To say that there is a significant amount of content here would be something of an understatement. Dozens of hours can be burned on the Career Mode before hopping online, but the World Tour is robust enough that you could ignore the offline Career since you earn XP in any mode. If anything could put a damper on all this content, it's the game's presentation. Though solid, there's still a sense of detachment from what's happening on screen. The menus are minimalist, peppered with frequent, moderately lengthy load times and auto-save prompts, and the on-court action is almost clinically devoid of flash.
Thankfully, things that break from the norm are absolutely fantastic looking. A massive rally finally ending with a won point turns the on-screen player into a grinning, exhausted ball of glee, and clinching a game, set and match with a hard-fought point sees that player drop the racquet and throw their hands up into the air. Other great details include court surfaces like clay producing plenty of slides to reach far-off shots and little footprints and slippery trails in the light dusting on the court.
If the presentation is stark, the actual animations themselves are absolutely superlative. The tweening between motion-captured actions is absolutely perfect, seamlessly letting a player a full gallop transition into a celebratory fist-pump with nary a hitch. Despite a dazzling number of possible combinations of momentum, speed, distance to a shot and the type of shot, the game seems to flawlessly deliver something that looks absolutely life-like, and it really is impressive - not to mention commendable - though this is something tennis games have done well for quite a while now. Even still, it's no less impressive, and Top Spin 4 does it very, very well.
Less so are the game's more optional components - namely 3D support (available on the PS3 and 360) and the ability to use the PlayStation Move on the PS3. For the former, there's surprising lack of consideration for depth; HUD elements float above everything else, creating a jarring look when players scoot around the court, though we'll admit that it does help make judging the distance of the ball a bit easier. For 360 owners bemoaning the lack of Kinect support, as is being done with Virtua Tennis 4, fret not.

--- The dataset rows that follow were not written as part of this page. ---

template <int C>
__device__ __forceinline__ void half_step_flags_near(uint32_t src, uint32_t own, uint32_t offer, uint32_t partner_addr,
                                                     uint32_t& v1, uint32_t& v2) {
  const uint32_t xa = (uint32_t)__builtin_amdgcn_ds_bpermute((int)partner_addr, (int)offer);
  const uint32_t M8 = 0x80808080u, SEL = 0x07050301u, M16 = 0x80008000u;
  uint32_t t1, t2;
#define ICIKT_NEAR_HEAD "s_nop 1\n\t"                                                                          \
               "v_add_u32_dpp %1, %3, %4 row_shr:1 row_mask:0xf bank_mask:0xf bound_ctrl:0\n\t"                \
               "v_add_u32_dpp %2, %3, %4 row_shr:2 row_mask:0xf bank_mask:0xf bound_ctrl:0\n\t"                \
               "v_perm_b32 %1, %1, %2, %6\n\tv_and_b32_e32 %0, %5, %1\n\t"
  if constexpr (C == 0) {
    asm volatile(ICIKT_NEAR_HEAD "v_lshrrev_b32_e32 %0, 7, %0\n\t"
                 : "=&v"(v1), "=&v"(t1), "=&v"(t2) : "v"(src), "v"(own), "s"(M8), "s"(SEL));
  } else if constexpr (C == 1) {
    asm volatile(ICIKT_NEAR_HEAD ICIKT_PSHR2(3, 4) "v_lshrrev_b32_e32 %0, 6, %0\n\t"
                 : "=&v"(v1), "=&v"(t1), "=&v"(t2) : "v"(src), "v"(own), "s"(M8), "s"(SEL));
  } else {
    asm volatile(ICIKT_NEAR_HEAD ICIKT_PSHR2(3, 4) ICIKT_PSHR2(5, 6) ICIKT_PSHR2(7, 8) "v_lshrrev_b32_e32 %0, 4, %0\n\t"
                 : "=&v"(v1), "=&v"(t1), "=&v"(t2) : "v"(src), "v"(own), "s"(M8), "s"(SEL));
  }
#undef ICIKT_NEAR_HEAD
#define ICIKT_NEAR_HEAD2 "s_nop 1\n\t"                                                                         \
               "v_add_u32_dpp %1, %3, %4 row_ror:1 row_mask:0xf bank_mask:0xf\n\t"                             \
               "v_add_u32_dpp %2, %3, %4 row_ror:2 row_mask:0xf bank_mask:0xf\n\t"                             \
               "v_perm_b32 %1, %1, %2, %6\n\tv_and_b32_e32 %0, %5, %1\n\t"
  if constexpr (C == 0) {
    asm volatile(ICIKT_NEAR_HEAD2 "v_lshrrev_b32_e32 %0, 3, %0\n\t"
                 : "=&v"(v2), "=&v"(t1), "=&v"(t2) : "v"(xa), "v"(offer), "s"(M8), "s"(SEL));
  } else if constexpr (C == 1) {
    asm volatile(ICIKT_NEAR_HEAD2 ICIKT_PROR2(3, 4) "v_lshrrev_b32_e32 %0, 2, %0\n\t"
                 : "=&v"(v2), "=&v"(t1), "=&v"(t2) : "v"(xa), "v"(offer), "s"(M8), "s"(SEL));
  } else {
    asm volatile(ICIKT_NEAR_HEAD2 ICIKT_PROR2(3, 4) ICIKT_PROR2(5, 6)
                 "v_add_u32_dpp %1, %3, %4 row_ror:7 row_mask:0xf bank_mask:0xf\n\t"
                 "v_lshrrev_b32_e32 %0, 1, %0\n\tv_and_or_b32 %0, %1, %7, %0\n\t"
                 : "=&v"(v2), "=&v"(t1), "=&v"(t2) : "v"(xa), "v"(offer), "s"(M8), "s"(SEL), "s"(M16));
  }
#undef ICIKT_NEAR_HEAD2
}
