static size_t job_carve(Job &job, char *base, int n_vols, int64_t total_words, int64_t total_keys, int64_t max_runs,
                        int64_t max_blobs, size_t extra_labels, int32_t **labels_out, int64_t n_tiles = 0, int64_t max_comps = -1) {
    if (max_comps < 0) max_comps = max_runs;
    job.run_cap = (uint32_t)max_runs; job.comp_cap = (uint32_t)max_comps; job.blob_cap = (uint32_t)std::min<int64_t>(max_blobs, 0xffffffffll);
    Carver cv(base);
    job.n_vols = n_vols;
    job.total_words = total_words;
    job.key_words = (total_keys + 63) / 64;
    job.n_fine = (int32_t)((job.key_words + KEY_FINE - 1) / KEY_FINE);
    job.fine_shift = 4;
    while (((int64_t)KEY_GROUPS << job.fine_shift) < job.n_fine) job.fine_shift++;
    job.fine_per_group = 1 << job.fine_shift;
    job.n_groups = (job.n_fine + job.fine_per_group - 1) / job.fine_per_group;
    job.vols = cv.take<VolDesc>(std::max(n_vols, 1));
    job.ctr = cv.take<Counters>(1);
    job.mask = cv.take<uint64_t>(total_words);
    job.key_bits = cv.take<uint64_t>((size_t)(job.key_words + KEY_FINE - 1) / KEY_FINE * KEY_FINE);
    job.n_fine_alloc = (int32_t)((job.n_fine + job.fine_per_group - 1) / job.fine_per_group * job.fine_per_group);
    job.fine_count = cv.take<uint32_t>((size_t)std::max(job.n_fine_alloc / 2, 8));
    job.mid_count = cv.take<uint32_t>((size_t)(job.key_words + KEY_FINE - 1) / KEY_FINE * (KEY_FINE / 16));
    job.group_count = (n_tiles && job.fine_shift > 4) ? cv.take<uint32_t>(KEY_GROUPS) : nullptr;
    job.run_base = cv.take<uint32_t>(total_words);
    job.comps_are_runs = n_tiles ? 0 : 1;
    job.comp_of_run = n_tiles ? cv.take<uint32_t>(max_runs) : nullptr;
    job.label_of_comp = n_tiles ? cv.take<int32_t>(max_comps) : nullptr;
    job.word_comps = n_tiles ? cv.take<uint8_t>((size_t)n_tiles * 2 * 256 * 8) : nullptr;
    job.unit_done = n_tiles ? cv.take<uint32_t>((size_t)n_tiles) : nullptr;
    job.unit_flag = n_tiles ? cv.take<uint32_t>(4) : nullptr;
    job.tile_mode = n_tiles ? cv.take<uint8_t>(n_tiles) : nullptr;
    job.tile_runs = n_tiles ? cv.take<uint32_t>(n_tiles) : nullptr;
    job.root_mask = n_tiles ? cv.take<uint64_t>((size_t)n_tiles * 4) : nullptr;
    job.n_tiles = (int32_t)n_tiles;
    if (n_tiles) {
        const int64_t nt = n_tiles, nfc = job.n_fine_alloc / 2, nmid = (job.key_words + KEY_FINE - 1) / KEY_FINE * (KEY_FINE / 16);
        job.clear_bits = (int32_t)((job.key_words + nt - 1) / nt);
        job.clear_fine = (int32_t)((nfc + nt - 1) / nt);
        job.clear_mid = (int32_t)((nmid + nt - 1) / nt);
    }
    job.inbox = n_tiles ? cv.take<InboxEntry>((size_t)n_tiles * INBOX_CAP) : nullptr;
    job.inbox_count = n_tiles ? cv.take<uint32_t>((size_t)n_tiles * INBOX_STRIDE) : nullptr;
    job.vol_sign[0] = job.vol_sign[1] = 1;
    job.parent = cv.take<int32_t>(max_comps);
    job.kpar = n_tiles ? cv.take<unsigned long long>(max_comps) : nullptr;
    job.r_n = cv.take<uint32_t>(max_comps);
    job.r_sum = cv.take<long long>((size_t)7 * max_comps);
    job.r_sum_stride = max_comps;
    job.r_c = cv.take<long long>(max_comps);
    job.r_r = cv.take<long long>(max_comps);
    job.r_s = cv.take<long long>(max_comps);
    job.r_key = cv.take<unsigned long long>(max_comps);
    job.r_rank = cv.take<uint32_t>(max_comps);
    job.b_n = cv.take<int64_t>(max_blobs);
    job.b_key = cv.take<int64_t>(max_blobs);
    job.b_total = cv.take<double>(max_blobs);
    job.b_centroid = cv.take<double>(3 * max_blobs);
    job.b_center = cv.take<double>(3 * max_blobs);
    job.b_volume = cv.take<double>(max_blobs);
    job.b_group = cv.take<int32_t>(max_blobs);
    int32_t *lab = extra_labels ? cv.take<int32_t>(extra_labels) : nullptr;
    if (labels_out) *labels_out = lab;
    return cv.off;
}

static int engine_enqueue(pdbeda_ctx *ctx, pdbeda_map *m, Job &job, int64_t max_runs, bool labelled = false, bool unordered = false) {
    hipStream_t st = ctx->stream;
    const unsigned run_grid = grid_for(max_runs, 256, 2048);
    if (job.total_words > 0 && !labelled) {
        {
            PROF(ctx, "k_run_index");
            static const int force_wpb = [] { const char *e = getenv("PDBEDA_RUNINDEX_WPB"); return e ? atoi(e) : 0; }();
            if (force_wpb != 256 && (force_wpb == 64 || (job.total_words < 256ll * 2048 && job.total_words > 64ll * job.n_vols))) hipLaunchKernelGGL(k_run_index<64>, dim3(grid_for(job.total_words, 64, 1ll << 30)), dim3(256), 0, st, job, m->dens, m->geom_dev);
            else hipLaunchKernelGGL(k_run_index<256>, dim3(grid_for(job.total_words, 256, 1ll << 30)), dim3(256), 0, st, job, m->dens, m->geom_dev);
        }
        { PROF(ctx, "k_union"); hipLaunchKernelGGL(k_union, dim3(grid_for(job.total_words * 4, 256, 1ll << 30)), dim3(256), 0, st, job); }
// ... 79 lines not shown
    const int64_t worst_unit = (int64_t)((uc + 1) / 2) * ur * us * n_planes + 1;
    if (tile_runs + worst_unit >= (1ll << 31))
        return fail(ctx, PDBEDA_ERR_ARGUMENT, "grid too large for whole-map labelling: %d x %d x %d voxels need %lld run ids (limit 2^31: about 1100^3 for a fused job)",
                    uc, ur, us, (long long)(tile_runs + worst_unit));
    const int64_t unit_ids = tier == 0 ? std::min<int64_t>(worst_unit, std::max<int64_t>(65536, tile_runs / 4)) : worst_unit;
    const int64_t max_blobs = tier == 0 ? std::min<int64_t>(worst_blobs, std::max<int64_t>(4096, total_keys / 32)) : worst_blobs;
    const int64_t max_runs = tile_runs + unit_ids, max_comps = tile_comps + unit_ids;

    int rc_fix = map_fix_mul(m);
    if (rc_fix) return rc_fix;
    Job job;
    memset(&job, 0, sizeof job);
    job.fix_mul = m->fix_mul;
    size_t need = job_carve(job, nullptr, n_planes, total_words, total_keys, max_runs, max_blobs, lab_elems, nullptr, tiles_pp, max_comps);
    Arena arena;
    int rc = arena_get(ctx, need, &arena);
    if (rc) return rc;
    int32_t *labels_dev = nullptr;
    job_carve(job, arena.base, n_planes, total_words, total_keys, max_runs, max_blobs, lab_elems, &labels_dev, tiles_pp, max_comps);
    job.vol_sign[0] = td.sign[0];
    job.vol_sign[1] = td.sign[1];
    job.unit_form = unit_form;
    static std::atomic<uint32_t> g_epoch{[] {
        uint32_t seed;
        try { seed = (uint32_t)std::random_device{}(); }
        catch (...) { seed = (uint32_t)std::chrono::steady_clock::now().time_since_epoch().count() ^ ((uint32_t)getpid() * 2654435761u); }
        return seed | 1u;
    }()};
    do { job.epoch = g_epoch.fetch_add(1u); } while (job.epoch == 0u || job.epoch == 0xffffffffu);

    JobInit init;
    memset(&init, 0, sizeof init);
    for (int p = 0; p < n_planes; ++p) {
        VolDesc &v = init.v[p];
        v.dim[0] = uc; v.dim[1] = ur; v.dim[2] = us;
        v.org[0] = v.org[1] = v.org[2] = 0;
        v.row_words = row_words;
        v.group = p;
        v.word_base = words_pp * p;
        v.key_base = keys_pp * p;
    }
    init.runs0 = (unsigned)tile_runs;
    init.comps0 = (unsigned)tile_comps;
    hipStream_t st = ctx->stream;
    int pair_slots = PAIR_SLOTS;
    if (ctx->debug_edge_cap > 0) { pair_slots = 1; while (pair_slots * 2 <= std::min<int64_t>(ctx->debug_edge_cap, PAIR_SLOTS)) pair_slots *= 2; }
    switch (td.cw) {
        case 1: launch_tile_label<1>(ctx, (unsigned)tiles_pp, job, m->dens, m->geom_dev, td, init, pair_slots); break;
        case 2: launch_tile_label<2>(ctx, (unsigned)tiles_pp, job, m->dens, m->geom_dev, td, init, pair_slots); break;
        case 3: launch_tile_label<3>(ctx, (unsigned)tiles_pp, job, m->dens, m->geom_dev, td, init, pair_slots); break;
        default: launch_tile_label<4>(ctx, (unsigned)tiles_pp, job, m->dens, m->geom_dev, td, init, pair_slots); break;
    }
    { PROF(ctx, "k_resolve_tiles"); hipLaunchKernelGGL(k_resolve_tiles, dim3((unsigned)tiles_pp + 64u), dim3(256), 0, st, job, (int)tiles_pp); }
    if (job.group_count) { PROF(ctx, "k_group_counts"); hipLaunchKernelGGL(k_group_counts, dim3((unsigned)(job.n_groups + 255) / 256u), dim3(256), 0, st, job); }
    if (labels) {
        PROF(ctx, "k_labels_tiles");
        launch_labels<true>(ctx, job, td, labels_dev, m->geom_dev);
    } else {
        PROF(ctx, "k_emit_tiles");
        hipLaunchKernelGGL(k_emit_tiles, dim3(std::min<unsigned>(512u, ((unsigned)tiles_pp + 1u) / 2u)), dim3(256), 0, st, job, m->geom_dev);
    }
    hipError_t e = hipGetLastError();
    if (e != hipSuccess) { arena_put(ctx, arena); return fail(ctx, PDBEDA_ERR_DEVICE, "whole-map labelling launch: %s", hipGetErrorString(e)); }
    out->job = job; out->arena = arena; out->td = td; out->labels_dev = labels_dev; out->labels = labels; out->bytes = need;
    return PDBEDA_OK;
}
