int run_op(const Ctx& c0, const scn_exec_op& o, void* own_scratch = nullptr) {
    SCN_REQUIRE(o.level >= 0 && o.level < c0.n_levels);
    const scn_exec_level& L = c0.levels[o.level];
    Ctx c = c0;
    if (own_scratch) c.scratch = own_scratch;
    const int fl = call_flags(o);
    const bool h = bf(o);
    scn_stream_t st = c.stream;
    typedef uint16_t u16;
    switch (o.op) {
    case SCN_OP_GEMM_IDENT: {
        const int64_t n = rows_of(o, L);
        if (h) return scn_gemm_table_bf16(B<u16>(c, o.x), n, o.cin, nullptr, 1, n, P<float>(c, o.w), P<float>(c, o.b),
                                          B<u16>(c, o.r), B<u16>(c, o.m), B<u16>(c, o.y), o.cout, fl, st);
        return scn_gemm_table(B<float>(c, o.x), n, o.cin, nullptr, 1, n, P<float>(c, o.w), P<float>(c, o.b), B<float>(c, o.r),
                              B<float>(c, o.m), B<float>(c, o.y), o.cout, fl, st);
    }
    case SCN_OP_CONV_SUBM:
    case SCN_OP_CONV_CHILD: {
        const bool child = o.op == SCN_OP_CONV_CHILD;
        const int64_t n_in = L.n, n_out = child ? L.n_coarse : L.n;
        const int n_off = child ? 8 : 27;
        const int32_t* tstab = child ? L.c_tstab : L.tstab;
        const uint32_t* tmask = child ? L.c_tile_mask : L.tile_mask;
        const int32_t* perm = child ? L.c_perm : L.perm;
        const int32_t* order = child ? L.c_tile_order : L.tile_order;
        if (h) {
            int32_t* arr = scn_conv_tiles_bf16_arrival_counters(o.cin, n_out, o.cout) ? c.arrival : nullptr;
            const int flx = fl | ((!child && (L.flags & SCN_XL_TILE_ORDER_X)) ? SCN_F_TILE_ORDER_X : 0);
            return scn_conv_tiles_bf16(B<u16>(c, o.x), n_in, o.cin, tstab, tmask, perm, order, n_off, n_out, P<u16>(c, o.w),
                                       P<float>(c, o.b), B<u16>(c, o.r), B<u16>(c, o.m), B<u16>(c, o.y), o.cout, flx, c.scratch,
                                       arr, st);
        }
        int32_t* arr = o.cin > 32 ? c.arrival : nullptr;
        return scn_conv_tiles(B<float>(c, o.x), n_in, o.cin, tstab, tmask, perm, order, n_off, n_out, P<float>(c, o.w),
                              P<float>(c, o.b), B<float>(c, o.r), B<float>(c, o.m), B<float>(c, o.y), o.cout, fl, c.scratch, arr,
                              st);
    }
    case SCN_OP_RULES_CHILD: {
        if (h) return scn_gemm_rules_bf16(B<u16>(c, o.x), o.cin, L.c_out_rows, L.c_in_rows, L.c_prefix_host, 8, P<float>(c, o.w),
                                          P<float>(c, o.b), B<u16>(c, o.m), B<u16>(c, o.y), o.cout, fl, st);
        return scn_gemm_rules(B<float>(c, o.x), o.cin, L.c_out_rows, L.c_in_rows, L.c_prefix_host, 8, P<float>(c, o.w),
                              P<float>(c, o.b), B<float>(c, o.m), B<float>(c, o.y), o.cout, fl, st);
    }
    case SCN_OP_ROWS2: {
        const int64_t n = rows_of(o, L);
        if (o.y1 >= 0)
            return scn_gemm_rows2(B<void>(c, o.x), o.cin, nullptr, 0, n, P<float>(c, o.w), nullptr, nullptr, nullptr,
                                  B<void>(c, o.y), o.cout, B<void>(c, o.y1), o.c1, fl, h ? 1 : 0, st);
        return scn_gemm_rows2(B<void>(c, o.x), o.cin, B<void>(c, o.x1), o.c1, n, P<float>(c, o.w), P<float>(c, o.b), nullptr,
                              nullptr, B<void>(c, o.y), o.cout, nullptr, 0, fl, h ? 1 : 0, st);
    }
    case SCN_OP_WGRAD_SUBM: {
        const uint32_t dbm = o.b >= 0 ? (1u << 13) : 0u;
        if (h) return scn_wgrad_bias_rules_bf16(B<u16>(c, o.x), o.cin, B<u16>(c, o.y), o.cout, L.in_rows, L.out_rows, L.prefix_host,
                                                27, G<float>(c, o.w), G<float>(c, o.b), dbm, c.scratch, fl, st);
        return scn_wgrad_bias_rules(B<float>(c, o.x), o.cin, B<float>(c, o.y), o.cout, L.in_rows, L.out_rows, L.prefix_host, 27,
                                    G<float>(c, o.w), G<float>(c, o.b), dbm, c.scratch, fl, st);
    }
    case SCN_OP_WGRAD2_SUBM: {
        const uint32_t dbm = o.b >= 0 ? (1u << 13) : 0u;
        if (h) return scn_wgrad_bias_rules2_bf16(B<u16>(c, o.x), B<u16>(c, o.y), B<u16>(c, o.x1), B<u16>(c, o.y1), o.cin, o.cout,
                                                 L.in_rows, L.out_rows, L.prefix_host, 27, G<float>(c, o.w), G<float>(c, o.b), dbm,
                                                 c.scratch, fl, st);
        return scn_wgrad_bias_rules2(B<float>(c, o.x), B<float>(c, o.y), B<float>(c, o.x1), B<float>(c, o.y1), o.cin, o.cout,
                                     L.in_rows, L.out_rows, L.prefix_host, 27, G<float>(c, o.w), G<float>(c, o.b), dbm, c.scratch,
                                     fl, st);
    }
    case SCN_OP_WGRAD_DOWN: {
        if (h) return scn_wgrad_rules_bf16(B<u16>(c, o.x), o.cin, B<u16>(c, o.y), o.cout, L.c_in_rows, L.c_out_rows,
                                           L.c_prefix_host, 8, G<float>(c, o.w), c.scratch, fl, st);
        return scn_wgrad_rules(B<float>(c, o.x), o.cin, B<float>(c, o.y), o.cout, L.c_in_rows, L.c_out_rows, L.c_prefix_host, 8,
                               G<float>(c, o.w), c.scratch, fl, st);
    }
    case SCN_OP_WGRAD_UP: {
        if (o.b < 0) {
            if (h) return scn_wgrad_rules_bf16(B<u16>(c, o.x), o.cin, B<u16>(c, o.y), o.cout, L.c_out_rows, L.c_in_rows,
                                               L.c_prefix_host, 8, G<float>(c, o.w), c.scratch, fl, st);
            return scn_wgrad_rules(B<float>(c, o.x), o.cin, B<float>(c, o.y), o.cout, L.c_out_rows, L.c_in_rows, L.c_prefix_host,
                                   8, G<float>(c, o.w), c.scratch, fl, st);
        }
        if (h) return scn_wgrad_bias_rules_bf16(B<u16>(c, o.x), o.cin, B<u16>(c, o.y), o.cout, L.c_out_rows, L.c_in_rows,
                                                L.c_prefix_host, 8, G<float>(c, o.w), G<float>(c, o.b), 0xFFu, c.scratch, fl, st);
        return scn_wgrad_bias_rules(B<float>(c, o.x), o.cin, B<float>(c, o.y), o.cout, L.c_out_rows, L.c_in_rows, L.c_prefix_host,
                                    8, G<float>(c, o.w), G<float>(c, o.b), 0xFFu, c.scratch, fl, st);
    }
    case SCN_OP_WGRAD_IDENT: {
        const int64_t ident[2] = {0, rows_of(o, L)};
        float* dW = G<float>(c, o.w);
        SCN_REQUIRE(dW != nullptr);
        dW += o.aux;
        if (o.b < 0) {
            if (h) return scn_wgrad_rules_bf16(B<u16>(c, o.x), o.cin, B<u16>(c, o.y), o.cout, nullptr, nullptr, ident, 1, dW,
                                               c.scratch, fl, st);
            return scn_wgrad_rules(B<float>(c, o.x), o.cin, B<float>(c, o.y), o.cout, nullptr, nullptr, ident, 1, dW, c.scratch, fl,
                                   st);
        }
        if (h) return scn_wgrad_bias_rules_bf16(B<u16>(c, o.x), o.cin, B<u16>(c, o.y), o.cout, nullptr, nullptr, ident, 1, dW,
                                                G<float>(c, o.b), 1u, c.scratch, fl, st);
        return scn_wgrad_bias_rules(B<float>(c, o.x), o.cin, B<float>(c, o.y), o.cout, nullptr, nullptr, ident, 1, dW,
                                    G<float>(c, o.b), 1u, c.scratch, fl, st);
    }
    case SCN_OP_COLSUM: {
        const int64_t n = rows_of(o, L);
        if (h) return scn_colsum_bf16(B<u16>(c, o.x), n, o.cin, G<float>(c, o.b), c.scratch, st);
        return scn_colsum(B<float>(c, o.x), n, o.cin, G<float>(c, o.b), c.scratch, st);
    }
    case SCN_OP_ADD: {
        const int64_t count = rows_of(o, L) * o.cin;
        if (h) return scn_add_bf16(B<u16>(c, o.x), B<u16>(c, o.x1), count, B<u16>(c, o.y), st);
        return scn_add(B<float>(c, o.x), B<float>(c, o.x1), count, B<float>(c, o.y), st);
    }
    case SCN_OP_CAST: {
        const int64_t count = rows_of(o, L) * o.cin;
        if (h) return scn_cast_f32_to_bf16(B<float>(c, o.x), count, B<u16>(c, o.y), st);
        return scn_cast_bf16_to_f32(B<u16>(c, o.x), count, B<float>(c, o.y), st);
    }
    default:
        return scn::fail(SCN_EINVAL, "scn_exec_run: unknown op %s%lld", "", o.op);
    }
}

}

extern "C" int64_t scn_exec_struct_bytes(int which) {
    return which == 0 ? (int64_t)sizeof(scn_exec_op) : (which == 1 ? (int64_t)sizeof(scn_exec_level) : -1);
}

namespace {
int pass_needs(const scn_exec_op* ops, int n_ops, const scn_exec_level* levels, int n_levels, int64_t* shared, int64_t* wg_sum,
               int64_t* wg_max, int* n_wg, int64_t* arrival) {
    int64_t sb = 256, ac = 0, ws = 0, wm = 0;
    int nw = 0;
    for (int i = 0; i < n_ops; ++i) {
        const scn_exec_op& o = ops[i];
        SCN_REQUIRE(o.level >= 0 && o.level < n_levels);
        const scn_exec_level& L = levels[o.level];
        int64_t s = 0, a = 0;
        switch (o.op) {
        case SCN_OP_CONV_SUBM:
        case SCN_OP_CONV_CHILD: {
            const int64_t n_out = o.op == SCN_OP_CONV_CHILD ? L.n_coarse : L.n;
            if (bf(o)) {
                s = scn_conv_tiles_bf16_scratch_bytes(o.cin, n_out, o.cout);
                a = scn_conv_tiles_bf16_arrival_counters(o.cin, n_out, o.cout);
            } else {
                s = scn_conv_tiles_scratch_bytes(o.cin, n_out, o.cout);
                a = scn_conv_tiles_arrival_counters(o.cin, n_out, o.cout);
            }
            break;
        }
        case SCN_OP_COLSUM: s = (int64_t)SCN_COLSUM_BLOCKS * o.cin * (int64_t)sizeof(float); break;
        default: {
            const int64_t w = wgrad_scratch_of(o, L);
            if (w < 0) return scn::fail(SCN_EINVAL, "scn_exec: op %s%lld has bad arguments", "", i);
            if (w > 0) { ws += align256(w); ++nw; if (w > wm) wm = w; }
            break;
        }
        }
        if (s < 0) return scn::fail(SCN_EINVAL, "scn_exec: op %s%lld has bad arguments", "", i);
        if (s > sb) sb = s;
        if (a > ac) ac = a;
    }
    *shared = sb; *wg_sum = ws; *wg_max = wm; *n_wg = nw; *arrival = ac;
    return SCN_OK;
}
}

extern "C" int scn_exec_requirements(const scn_exec_op* ops, int n_ops, const scn_exec_level* levels, int n_levels,
                                     int64_t* scratch_bytes, int64_t* arrival_counters) {
    SCN_REQUIRE(n_ops >= 0 && (n_ops == 0 || ops) && levels && n_levels >= 1 && scratch_bytes && arrival_counters);
    int64_t shared, wg_sum, wg_max, ac;
    int n_wg;
    const int rc = pass_needs(ops, n_ops, levels, n_levels, &shared, &wg_sum, &wg_max, &n_wg, &ac);
    if (rc != SCN_OK) return rc;
    int64_t sb = align256(shared) + wg_sum;
    if (wg_max > sb) sb = wg_max;
    *scratch_bytes = sb;
    *arrival_counters = ac;
    return SCN_OK;
}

The Move implementation is, at best, a minor novelty that doesn't take into account things like racquet angle and has players hold and swing the controller in funky arcs while still using a normal DualShock or Navigation Controller to move the player and aim shots. Even a one-off mode that really took into account all the data the Move is able to deliver would be great, as things like Sports Champions' table tennis game show the controller can be incredibly accurate.
Still, the options are there should one want to show off their extra tech, though anyone that must do without will hardly be hurting. Instead, the core game itself is the draw, and thanks to a control scheme that delivers enough information to keep every shot interesting while never reneging on the promise of easy-to-play/tough-to-master, Top Spin 4 emerges as an absolutely killer tennis sim and one worthy of being considered one of the deepest and most rewarding seen thus far.